Can you drop me a PM please kramit; I cant contact you because:
_"1.kramit has chosen not to receive private messages or may not be allowed to receive private messages. Therefore you may not send your message to him/her."_


----------



## goldtooth (Feb 2, 2010)

They are different. The turbo one says 'turbo' on it and is a different shape. Have you got the cover already?


----------



## SarGara (Mar 28, 2018)

goldtooth said:


> They are different. The turbo one says 'turbo' on it and is a different shape. Have you got the cover already?


Thanks looks like I have the right one in that case, red "Turbo" on the other side to the "NEO 6" lettering. It was in the boot of the car when it arrived from Japan with the floor mats and I tested that it lined up without fowling, but without the bracket I had nothing to attach it to.


----------



## goldtooth (Feb 2, 2010)

That's the one and kramit's is on eBay now. If that doesn't work out then there's a cover and bracket also on eBay for £40 and you could sell one of the covers after and make a few quid back. No bolts though which isn't quite so good.


----------



## kramit (Nov 10, 2014)

SarGara said:


> Can you drop me a PM please kramit; I cant contact you because:
> _"1.kramit has chosen not to receive private messages or may not be allowed to receive private messages. Therefore you may not send your message to him/her."_



Will look into this now, although i don't see any reason they should be blocked, apart from my inbox says im storing 1 message of 0 allowed?

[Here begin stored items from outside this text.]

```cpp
__global__ void __launch_bounds__(256) k_mark_starts(const uint32_t* __restrict__ skeys, int64_t n,
                                                     int32_t* __restrict__ cell_start) {
  const int64_t i = blockIdx.x * (int64_t)blockDim.x + threadIdx.x;
  if (i >= n) return;
  const uint32_t k = skeys[i];
  if (i == 0 || skeys[i - 1] != k) cell_start[k] = (int32_t)i;
}

__global__ void __launch_bounds__(256) k_gather_sorted(const float* __restrict__ x, const float* __restrict__ y,
                                                       const float* __restrict__ z, int64_t n,
                                                       const uint32_t* __restrict__ perm,
                                                       float* __restrict__ sx, float* __restrict__ sy,
                                                       float* __restrict__ sz, float4* __restrict__ sp) {
  int64_t i = blockIdx.x * (int64_t)blockDim.x + threadIdx.x;
  if (i >= n) return;
  uint32_t p = perm[i];
  const float a = x[p], b = y[p], c = z[p];
  sx[i] = a;
  sy[i] = b;
  sz[i] = c;
  sp[i] = make_float4(a, b, c, 0.0f);
}

__global__ void __launch_bounds__(256) k_fat_cells(const int32_t* __restrict__ cell_start, int64_t ncells,
                                                   int* __restrict__ flag) {
  const int64_t c = blockIdx.x * (int64_t)blockDim.x + threadIdx.x;
  if (c < ncells && cell_start[c + 1] - cell_start[c] > kGridFatCap) *flag = 1;
}

}

static bool bbox_dev(pfx_ctx* ctx, Grid& g, const float* d_x, const float* d_y, const float* d_z, int64_t n,
                     double lo[3], double hi[3]) {
  hipStream_t st = ctx->stream;
  uint32_t* mm = g.b_minmax.as<uint32_t>(6 * (kBboxBlocks + 1));
  const int blocks = (int)std::min<int64_t>(std::max<int64_t>(ceil_div(n, 1024), 1), kBboxBlocks);
  {
    TimeScope ts(ctx, "grid_bbox");
    k_bbox<<<blocks, 256, 0, st>>>(d_x, d_y, d_z, n, mm);
    k_bbox_reduce<<<1, 256, 0, st>>>(mm, blocks);
    check_launch("k_bbox");
  }
  uint32_t* h = ctx->readback<uint32_t>();
  PFX_HIP(hipMemcpyAsync(h, mm + 6 * blocks, sizeof(uint32_t) * 6, hipMemcpyDeviceToHost, st));
  ctx->sync_spin(st);
  uint32_t r[6];
  for (int d = 0; d < 6; ++d) r[d] = h[d];
  const bool any = r[0] != 0xffffffffu && r[3] != 0u;
  for (int d = 0; d < 3; ++d) {
    lo[d] = any ? ord2f(r[d]) : 0.0;
    hi[d] = any ? ord2f(r[3 + d]) : 0.0;
  }
  return any;
}

void points_bbox(pfx_ctx* ctx, Grid& g, const float* d_x, const float* d_y, const float* d_z, int64_t n,
                 double lo[3], double hi[3]) {
  bbox_dev(ctx, g, d_x, d_y, d_z, n, lo, hi);
}

void build_grid(pfx_ctx* ctx, Grid& g, const float* d_x, const float* d_y, const float* d_z,
                int64_t n, double radius, bool use_hint, bool fork_gather) {
  PFX_CHECK(n >= 0 && n < (int64_t(1) << 31), "point count must be in [0, 2^31)");
  PFX_CHECK(radius > 0.0, "radius must be > 0");
  ctx->join_side(ctx->stream);
  if (&g == &ctx->grid_b) {
    ctx->prep_x = nullptr;
    ctx->prep_n = -1;
    ctx->prep_qx = nullptr;
    ctx->prep_nq = -1;
  }
  hipStream_t st = ctx->stream;
  ++g.gen;
  g.n = n;
  g.ux = d_x; g.uy = d_y; g.uz = d_z;
  double lo[3] = {0, 0, 0}, hi[3] = {0, 0, 0};
  g.oob = nullptr;
  g.hint_user |= use_hint;
  if (use_hint && g.have_hint && n > 0) {
    for (int d = 0; d < 3; ++d) {
      lo[d] = g.hint_lo[d];
      hi[d] = g.hint_hi[d];
    }
    g.oob = g.b_oob.as<int>(1);
  } else if (n > 0) {
    bbox_dev(ctx, g, d_x, d_y, d_z, n, lo, hi);
    for (int d = 0; d < 3; ++d) {
      const double m = 0.1 * (hi[d] - lo[d]) + 2.0 * radius;
      g.hint_lo[d] = lo[d] - m;
      g.hint_hi[d] = hi[d] + m;
    }
    g.have_hint = true;
  }
  double cell = radius * (1.0 + 1e-6);
  const double max_cells = double(1 << 26);
  int64_t dims[3];
  for (int it = 0; it < 64; ++it) {
    for (int d = 0; d < 3; ++d) dims[d] = (int64_t)std::floor((hi[d] - lo[d]) / cell) + 1;
    double total = double(dims[0]) * double(dims[1]) * double(dims[2]);
    if (total <= max_cells) break;
    cell *= std::cbrt(total / max_cells) * 1.01;
  }
  g.cell = (float)cell;
  g.inv = (float)(1.0 / cell);
  g.ox = (float)lo[0]; g.oy = (float)lo[1]; g.oz = (float)lo[2];
  g.nx = (int32_t)dims[0]; g.ny = (int32_t)dims[1]; g.nz = (int32_t)dims[2];
  g.ncells = dims[0] * dims[1] * dims[2];
  const double inv = 1.0 / cell;
  g.inv = (float)inv;
  const int64_t C = g.ncells;

  const CellMap cm{inv, lo[0], lo[1], lo[2], hi[0], hi[1], hi[2], g.nx, g.ny, g.nz};
  g.dinv = inv;
  g.dox = lo[0]; g.doy = lo[1]; g.doz = lo[2];
  g.perm = g.b_perm.as<int32_t>(n + 1);
  g.sx = g.b_sx.as<float>(n + 1);
  g.sy = g.b_sy.as<float>(n + 1);
  g.sz = g.b_sz.as<float>(n + 1);
  g.sp = g.b_sp.as<float4>(n + 1);
  uint32_t* keys = g.b_keys.as<uint32_t>(n + 1);
  uint32_t* keys2 = g.b_keys2.as<uint32_t>(n + 1);
  uint32_t* vals = g.b_vals.as<uint32_t>(n + 1);
  g.skeys = keys2;

  if (g.oob && g.fat_pending) {
    PFX_HIP(hipEventSynchronize(g.fat_ev));
    g.fat_pending = false;
    g.fat = *g.h_fat != 0;
  }
  const char* mode = std::getenv("PFX_GRID_BUILD");
  const bool want_count = mode && std::strcmp(mode, "count") == 0
                              ? true
                              : (mode && std::strcmp(mode, "sort") == 0 ? false : n <= kGridCountMaxPoints);
  g.counted = g.oob != nullptr && n > 0 && want_count && !g.fat;
  ++ctx->stats[g.counted ? "grid_count_builds" : "grid_sort_builds"];
  if (g.oob && !g.counted) ++ctx->stats["grid_hinted_sort_builds"];
  if (g.counted) {
    const int64_t blocks = ceil_div(n, kCountBlock);
    const int64_t m = C + 1 + blocks;
    size_t scan_bytes = 0;
    PFX_HIP(rocprim::exclusive_scan(nullptr, scan_bytes, (int32_t*)nullptr, (int32_t*)nullptr, int32_t(0), (size_t)m,
                                    rocprim::plus<int32_t>(), st));
    void* tmp = g.b_tmp.get(scan_bytes + 16);
    g.cell_start = g.b_start.as<int32_t>(m + 1);
    float4* scr = g.b_scr.as<float4>(n + 1);
    TimeScope ts(ctx, "grid_build");
    k_count_zero<<<(unsigned)std::min<int64_t>(ceil_div(m, 256), 2048), 256, 0, st>>>(g.cell_start, m, g.oob);
    k_count_keys<<<(unsigned)blocks, kCountBlock, 0, st>>>(d_x, d_y, d_z, n, cm, keys, vals, g.cell_start, g.oob);
    check_launch("k_count_keys");
    PFX_HIP(rocprim::exclusive_scan(tmp, scan_bytes, g.cell_start, g.cell_start, int32_t(0), (size_t)m,
                                    rocprim::plus<int32_t>(), st));
    k_count_scatter<<<(unsigned)blocks, kCountBlock, 0, st>>>(d_x, d_y, d_z, n, (uint32_t)C, keys, vals, g.cell_start,
                                                              scr, keys2);
    k_count_order<<<(unsigned)ceil_div(n, 256), 256, 0, st>>>(scr, keys2, n, (uint32_t)C, g.cell_start, g.perm, g.sx,
                                                              g.sy, g.sz, g.sp, g.oob);
    check_launch("k_count_order");
    return;
  }

  using SortCfg = rocprim::radix_sort_config<rocprim::default_config, rocprim::default_config,
                                             rocprim::default_config, 0>;
  int bits = 1;
  while ((int64_t(1) << bits) <= C) ++bits;
  size_t sort_bytes = 0, scan_bytes = 0;
  PFX_HIP(rocprim::radix_sort_pairs<SortCfg>(nullptr, sort_bytes, (uint32_t*)nullptr, (uint32_t*)nullptr,
                                    (uint32_t*)nullptr, (uint32_t*)nullptr, (size_t)std::max<int64_t>(n, 1),
                                    0, bits, st));
  auto rev = rocprim::make_reverse_iterator(static_cast<int32_t*>(nullptr));
  PFX_HIP(rocprim::inclusive_scan(nullptr, scan_bytes, rev, rev, (size_t)(C + 1), rocprim::minimum<int32_t>(), st));
  void* tmp = g.b_tmp.get(std::max(sort_bytes, scan_bytes) + 16);
  g.cell_start = g.b_start.as<int32_t>(C + 2);
  {
    TimeScope ts(ctx, "grid_build");
    k_fill_i32<<<(unsigned)std::min<int64_t>(ceil_div(C + 2, 256), 2048), 256, 0, st>>>(g.cell_start, C + 2,
                                                                                       (int32_t)n);
    if (g.oob) k_fill_i32<<<1, 64, 0, st>>>(g.oob, 1, 0);
    if (n > 0) {
      k_cell_keys<<<(unsigned)ceil_div(n, 256), 256, 0, st>>>(d_x, d_y, d_z, n, cm, keys, vals, g.oob);
      check_launch("k_cell_keys");
      PFX_HIP(rocprim::radix_sort_pairs<SortCfg>(tmp, sort_bytes, keys, keys2, vals,
                                        reinterpret_cast<uint32_t*>(g.perm), (size_t)n, 0, bits, st));
      const bool forked = fork_gather && g.oob != nullptr;
      if (forked) ctx->fork_side(st);
      const auto gather = [&](hipStream_t s) {
        k_gather_sorted<<<(unsigned)ceil_div(n, 256), 256, 0, s>>>(d_x, d_y, d_z, n, reinterpret_cast<uint32_t*>(g.perm),
                                                                   g.sx, g.sy, g.sz, g.sp);
        check_launch("k_gather_sorted");
      };
      if (forked) gather(ctx->side);
      k_mark_starts<<<(unsigned)ceil_div(n, 256), 256, 0, st>>>(keys2, n, g.cell_start);
      auto r = rocprim::make_reverse_iterator(g.cell_start + C + 1);
      PFX_HIP(rocprim::inclusive_scan(tmp, scan_bytes, r, r, (size_t)(C + 1), rocprim::minimum<int32_t>(), st));
      if (!forked) gather(st);
    }
  }
  if (!g.oob && n > 0 && g.hint_user) {
    int* d_fat = g.b_fat.as<int>(1);
    if (!g.h_fat) PFX_HIP(hipHostMalloc((void**)&g.h_fat, 64, hipHostMallocDefault));
    if (!g.fat_ev) PFX_HIP(hipEventCreateWithFlags(&g.fat_ev, hipEventDisableTiming));
    if (g.fat_pending) PFX_HIP(hipEventSynchronize(g.fat_ev));
    k_fill_i32<<<1, 64, 0, st>>>(d_fat, 1, 0);
    k_fat_cells<<<(unsigned)ceil_div(C, 256), 256, 0, st>>>(g.cell_start, C, d_fat);
    check_launch("k_fat_cells");
    PFX_HIP(hipMemcpyAsync(g.h_fat, d_fat, sizeof(int), hipMemcpyDeviceToHost, st));
    PFX_HIP(hipEventRecord(g.fat_ev, st));
    g.fat_pending = true;
  }
}

}
```
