static int train_backward_impl(const TrainCall& c, float* grads, const float* mix, const float* drop, hipStream_t stream, int parts = 15) {
  const Geo& g = c.g; const TrainWs& t = c.t; const ParamView& v = c.v;
  const int B = g.B;
  int rc;
  auto G = [&](int idx) { return grads + svs_unet_param_offset(idx); };
  SvsSumJobs sums{};
  const bool unfused = svs_tune_flag(SVS_TUNE_TRAIN_UNFUSED);
  SideStream* sd = svs_tune_flag(SVS_TUNE_TRAIN_ONE_STREAM) ? nullptr : side_stream(stream);
  std::unique_lock<std::mutex> guard;
  if (sd) guard = std::unique_lock<std::mutex>(sd->mu);
  const hipStream_t wstream = sd ? sd->s : stream;
  float* const wscratch = sd ? t.scratch2 : t.scratch;
  const size_t wscratch_bytes = sd ? t.scratch2_bytes : t.scratch_bytes;
  int nfork_local = 0;
  int& nfork = sd ? sd->nfork : nfork_local;
  if (parts & 1) nfork = 0;
  auto layer_draw = [&](int l) -> float* { return sd ? t.d_raw_l[l] : t.d_raw; };
  auto fork = [&]() -> int {
    if (!sd) return SVS_OK;
    SVS_HIP(hipEventRecord(sd->fork[nfork & 3], stream));
    SVS_HIP(hipStreamWaitEvent(sd->s, sd->fork[nfork & 3], 0));
    return SVS_OK;
  };
  auto forked = [&]() -> int { ++nfork; return SVS_OK; };
  auto join = [&]() -> int {
    if (sd && nfork > 0) {
      SVS_HIP(hipEventRecord(sd->done[0], sd->s));
      SVS_HIP(hipStreamWaitEvent(stream, sd->done[0], 0));
    }
    return SVS_OK;
  };
  if (parts & 1) {
  const long half1 = level1_plane(g);
  if ((rc = fork())) return rc;
  if ((rc = svs_wgrad_c1_run(t.cat[1], CH[1], B, g.h[1], g.w[1], LAYERS[11].C, t.d_logit, g.h[0], g.w[0], G(44), wscratch, wscratch_bytes, wstream,
                             "deconv6 bwd_weight", half1))) return rc;
  if ((rc = svs_sum_run(t.d_logit, g.P[0], G(45), wscratch, wscratch_bytes, wstream))) return rc;
  if ((rc = forked())) return rc;
  if ((rc = svs_conv_c1_run(t.d_logit, B, g.h[0], g.w[0], v.w[11], nullptr, nullptr, nullptr, 0.f, t.dcat[1], CH[1], LAYERS[11].C, 0, stream,
                            "deconv6 bwd_data", half1))) return rc;
  long drop_off[11];
  { long o = 0; for (int l = 6; l <= 10; ++l) { drop_off[l] = o; o += (long)B * LAYERS[l].N; } }
  for (int l = 10; l >= 6; --l) {
    const int lin = LAYERS[l].lin, lout = LAYERS[l].lout, N = LAYERS[l].N, C = LAYERS[l].C;
    const float* x = (l == 6) ? t.c6 : t.cat[lin];
    const View dyv = cat_half(t.dcat, g, lout, 0);
    float* const d_raw = layer_draw(l);
    rc = svs_bn_bwd_run(dyv.p, dyv.ld, t.raw[l], N, g.P[lout], N, (long)g.h[lout] * g.w[lout], v.gamma[l], v.beta[l],
                        t.mean[l], t.invstd[l], 0.f, drop ? drop + drop_off[l] : nullptr, d_raw, G(4 * l + 2), G(4 * l + 3),
                        G(4 * l + 1), t.bnws, t.bnws_bytes, stream, unfused ? nullptr : t.dbias_part[l], &sums);
    if (rc) return rc;
    if ((rc = fork())) return rc;
    if ((rc = svs_dec_block_bwd_weight(x, C, B, g.h[lin], g.w[lin], C, d_raw, N, g.h[lout], g.w[lout], N, G(4 * l), nullptr,
                                       wscratch, wscratch_bytes, wstream))) return rc;
    if ((rc = forked())) return rc;
    float* dx = (l == 6) ? t.dc6 : t.dcat[lin];
    if ((rc = svs_dec_block_bwd_data(d_raw, N, B, g.h[lout], g.w[lout], N, t.wbwd[l], dx, C, g.h[lin], g.w[lin], C, 0,
                                     t.scratch, t.scratch_bytes, stream))) return rc;
  }
  if ((rc = svs_channel_sum_finalize_multi_run(sums, stream))) return rc;
  sums.njobs = 0;
  }
  if (!(parts & 14)) return SVS_OK;
  for (int k = 6; k >= 1; --k) {
    if (!(parts & (k == 6 ? 2 : k >= 4 ? 4 : 8))) continue;
    const int l = k - 1, N = CH[k], C = CH[k - 1];
    const View dyv = (k == 6) ? View{t.dc6, CH[6]} : cat_half(t.dcat, g, k, 1);
    float* const d_raw = layer_draw(l);
    rc = svs_bn_bwd_run(dyv.p, dyv.ld, t.raw[l], N, g.P[k], N, (long)g.h[k] * g.w[k], v.gamma[l], v.beta[l], t.mean[l], t.invstd[l],
                        LEAKY, nullptr, d_raw, G(4 * l + 2), G(4 * l + 3), G(4 * l + 1), t.bnws, t.bnws_bytes, stream,
                        unfused ? nullptr : t.dbias_part[l], &sums);
    if (rc) return rc;
    const View xi = (k == 1) ? View{const_cast<float*>(mix), 1} : cat_half(t.cat, g, k - 1, 1);
    const float* x = xi.p; const long ldx = xi.ld;
    if (k == 1) {
      if ((rc = svs_enc_block_bwd_weight(d_raw, N, B, g.h[k], g.w[k], N, x, ldx, g.h[k - 1], g.w[k - 1], C, G(4 * l), nullptr,
                                         t.scratch, t.scratch_bytes, stream))) return rc;
      continue;
    }
    if ((rc = fork())) return rc;
    if ((rc = svs_enc_block_bwd_weight(d_raw, N, B, g.h[k], g.w[k], N, x, ldx, g.h[k - 1], g.w[k - 1], C, G(4 * l), nullptr,
                                       wscratch, wscratch_bytes, wstream))) return rc;
    if ((rc = forked())) return rc;
    if (k >= 2) {
      const View dxs = cat_half(t.dcat, g, k - 1, 1);
      if ((rc = svs_enc_block_bwd_data(d_raw, N, B, g.h[k], g.w[k], N, t.wbwd[l], dxs.p, dxs.ld, g.h[k - 1], g.w[k - 1], C, 1,
                                       t.scratch, t.scratch_bytes, stream))) return rc;
    }
  }
  if ((rc = svs_channel_sum_finalize_multi_run(sums, stream))) return rc;
  return (parts & 8) ? join() : SVS_OK;
}

extern "C" int svs_unet_train_bwd_sync(hipStream_t consumer) {
  SideStream* sd = svs_tune_flag(SVS_TUNE_TRAIN_ONE_STREAM) ? nullptr : side_stream(consumer);
  if (!sd) return SVS_OK;
  std::lock_guard<std::mutex> guard(sd->mu);
  SVS_HIP(hipEventRecord(sd->sync, sd->s));
  SVS_HIP(hipStreamWaitEvent(consumer, sd->sync, 0));
  return SVS_OK;
}
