@@ -270,14 +252,14 @@
             v4 += a.reg * wv4;
             if ((int)threadIdx.x < n4) {
                 gsq = v4[0] * v4[0] + v4[1] * v4[1];
-                if (publish) ((f32x2*)a.g_out)[((long)cx0 * 16 >> 1) + e4] = v4;
+                if (publish) pt_global((f32x2*)a.g_out)[((long)cx0 * 16 >> 1) + e4] = v4;
             }
         } else if (FUSE < 0) {
             float qt = 0.f;
             for (int k = lane + 64; k < h_n; k += 64) qt += (h_w + h_aux)[64 + k];
             const float astep = sd_final_astep(lz_q, qt, lz_an, a.step, a.reg);
             v4 = (f32x2){sd_final_apply(part4[0][0], wv4[0], astep), sd_final_apply(part4[0][1], wv4[1], astep)};
-            if ((int)threadIdx.x < n4 && publish) ((f32x2*)a.g_out)[((long)cx0 * 16 >> 1) + e4] = v4;
+            if ((int)threadIdx.x < n4 && publish) pt_global((f32x2*)a.g_out)[((long)cx0 * 16 >> 1) + e4] = v4;
         } else {
             v4 = part4[0];
         }
@@ -296,7 +278,7 @@
                 v += a.reg * wv[q];
                 if (okv[q]) {
                     gsq += v * v;
-                    if (publish) a.g_out[gev[q]] = v;
+                    if (publish) pt_global(a.g_out)[gev[q]] = v;
                 }
             } else {
                 v = part[q][0];
@@ -308,14 +290,28 @@
     }
     if (FUSE > 0 && publish) {
         const float tot = block_sum(gsq, scratch, nthreads);
-        if (threadIdx.x == 0) a.anum_part[x] = tot;
-    }
-    PT_STAMP(a, 2);
-    __syncthreads();
-    PT_STAMP(a, 3);
-
-    auto mfma_phase = [&](auto half_c) {
+        if (threadIdx.x == 0) pt_global(a.anum_part)[x] = tot;
+    }
+    auto mfma_phase = [&](auto half_c, auto left_c) {
         constexpr bool HALF = decltype(half_c)::value;
+        constexpr bool LT = decltype(left_c)::value;
+        f32x4 bq[HALF ? 1 : NK];
+        f32x2 bh[HALF ? NK : 1];
+        float bl[LT ? NK : 1];
+        auto issue = [&](int k) {
+            const unsigned ko = (unsigned)(4 * k) * HW * 4u;
+            if constexpr (HALF) bh[k] = __builtin_bit_cast(f32x2, __builtin_amdgcn_raw_buffer_load_b64(fr, fo, ko, 0));
+            else bq[k] = __builtin_bit_cast(f32x4, __builtin_amdgcn_raw_buffer_load_b128(fr, fo, ko, 0));
+            if constexpr (LT) bl[k] = __builtin_bit_cast(float, __builtin_amdgcn_raw_buffer_load_b32(fr, lo, ko, 0));
+        };
+#pragma unroll
+        for (int k = 0; k < D; ++k) {
+            issue(k);
+            __builtin_amdgcn_sched_barrier(0);
+        }
+        PT_STAMP(a, 2);
+        pt_lds_barrier();
+        PT_STAMP(a, 3);
         f32x4 acc0 = {0, 0, 0, 0}, acc1 = {0, 0, 0, 0}, acc2 = {0, 0, 0, 0}, acc3 = {0, 0, 0, 0}, accL = {0, 0, 0, 0};
         float avv[NK];
 #pragma unroll
@@ -323,30 +319,39 @@
         __builtin_amdgcn_sched_barrier(0);
 #pragma unroll
         for (int k = 0; k < NK; ++k) {
-            if (k + CD < NK) ldq(k + CD);
+            if (k + D < NK) {
+                __builtin_amdgcn_sched_barrier(0);
+                issue(k + D);
+                __builtin_amdgcn_sched_barrier(0);
+            }
             const float av = avv[k];
-            acc0 = mfma16(av, bq[k][0], acc0);
-            acc1 = mfma16(av, bq[k][1], acc1);
-            if constexpr (!HALF) {
+            if constexpr (HALF) {
+                acc0 = mfma16(av, bh[k][0], acc0);
+                acc1 = mfma16(av, bh[k][1], acc1);
+            } else {
+                acc0 = mfma16(av, bq[k][0], acc0);
+                acc1 = mfma16(av, bq[k][1], acc1);
                 acc2 = mfma16(av, bq[k][2], acc2);
                 acc3 = mfma16(av, bq[k][3], acc3);
             }
-            if (lt) accL = mfma16(av, bl[k], accL);
+            if constexpr (LT) accL = mfma16(av, bl[k], accL);
         }
         PT_STAMP(a, 4);
         if (over && a.copy_dst) {
-            const pt_gf dp = a.copy_dst + pos + (long)cbase * HW;
+            const pt_gptr<float> dp = pt_global(a.copy_dst) + (fo >> 2);
             if (pv) {
 #pragma unroll
                 for (int k = 0; k < NK; ++k) {
-                    if constexpr (HALF) *(f32x2*)(dp + (long)(4 * k) * HW) = (f32x2){bq[k][0], bq[k][1]};
-                    else *(f32x4*)(dp + (long)(4 * k) * HW) = bq[k];
+                    if constexpr (HALF) *(pt_gptr<f32x2>)(dp + (long)(4 * k) * HW) = bh[k];
+                    else *(pt_gptr<f32x4>)(dp + (long)(4 * k) * HW) = bq[k];
                 }
             }
-            if (lv) {
-                const pt_gf dl = a.copy_dst + lpos + (long)cbase * HW;
-#pragma unroll
-                for (int k = 0; k < NK; ++k) dl[(long)(4 * k) * HW] = bl[k];
+            if constexpr (LT) {
+                if (lv) {
+                    const pt_gptr<float> dl = pt_global(a.copy_dst) + (lo >> 2);
+#pragma unroll
+                    for (int k = 0; k < NK; ++k) dl[(long)(4 * k) * HW] = bl[k];
+                }
             }
         }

Replied to your message on ebay though and have found a picture of what the bolts should look like, so i will have a look for them when i get home in about a hours time.


----------



## kramit (Nov 10, 2014)

Use the Link below to use for the purchase for the bracket revised with added photo and fixings, with auto accept turned on for the agreed amount

http://rover.ebay.com/rover/1/710-5...29508&kwid=902099&mtid=824&kw=lg&toolid=11111


----------



## kramit (Nov 10, 2014)

Should of said the price for the auto accept is £22.


----------



## SarGara (Mar 28, 2018)

Nice one thanks ive sent payment now. Cheers for everyones help with this :thumbsup:


----------



## kramit (Nov 10, 2014)

Seen, will just finish this little bit of wiring off before i loose myself will update ebay once shipped but hopefully can get it sent tonight for you. Thanks


----------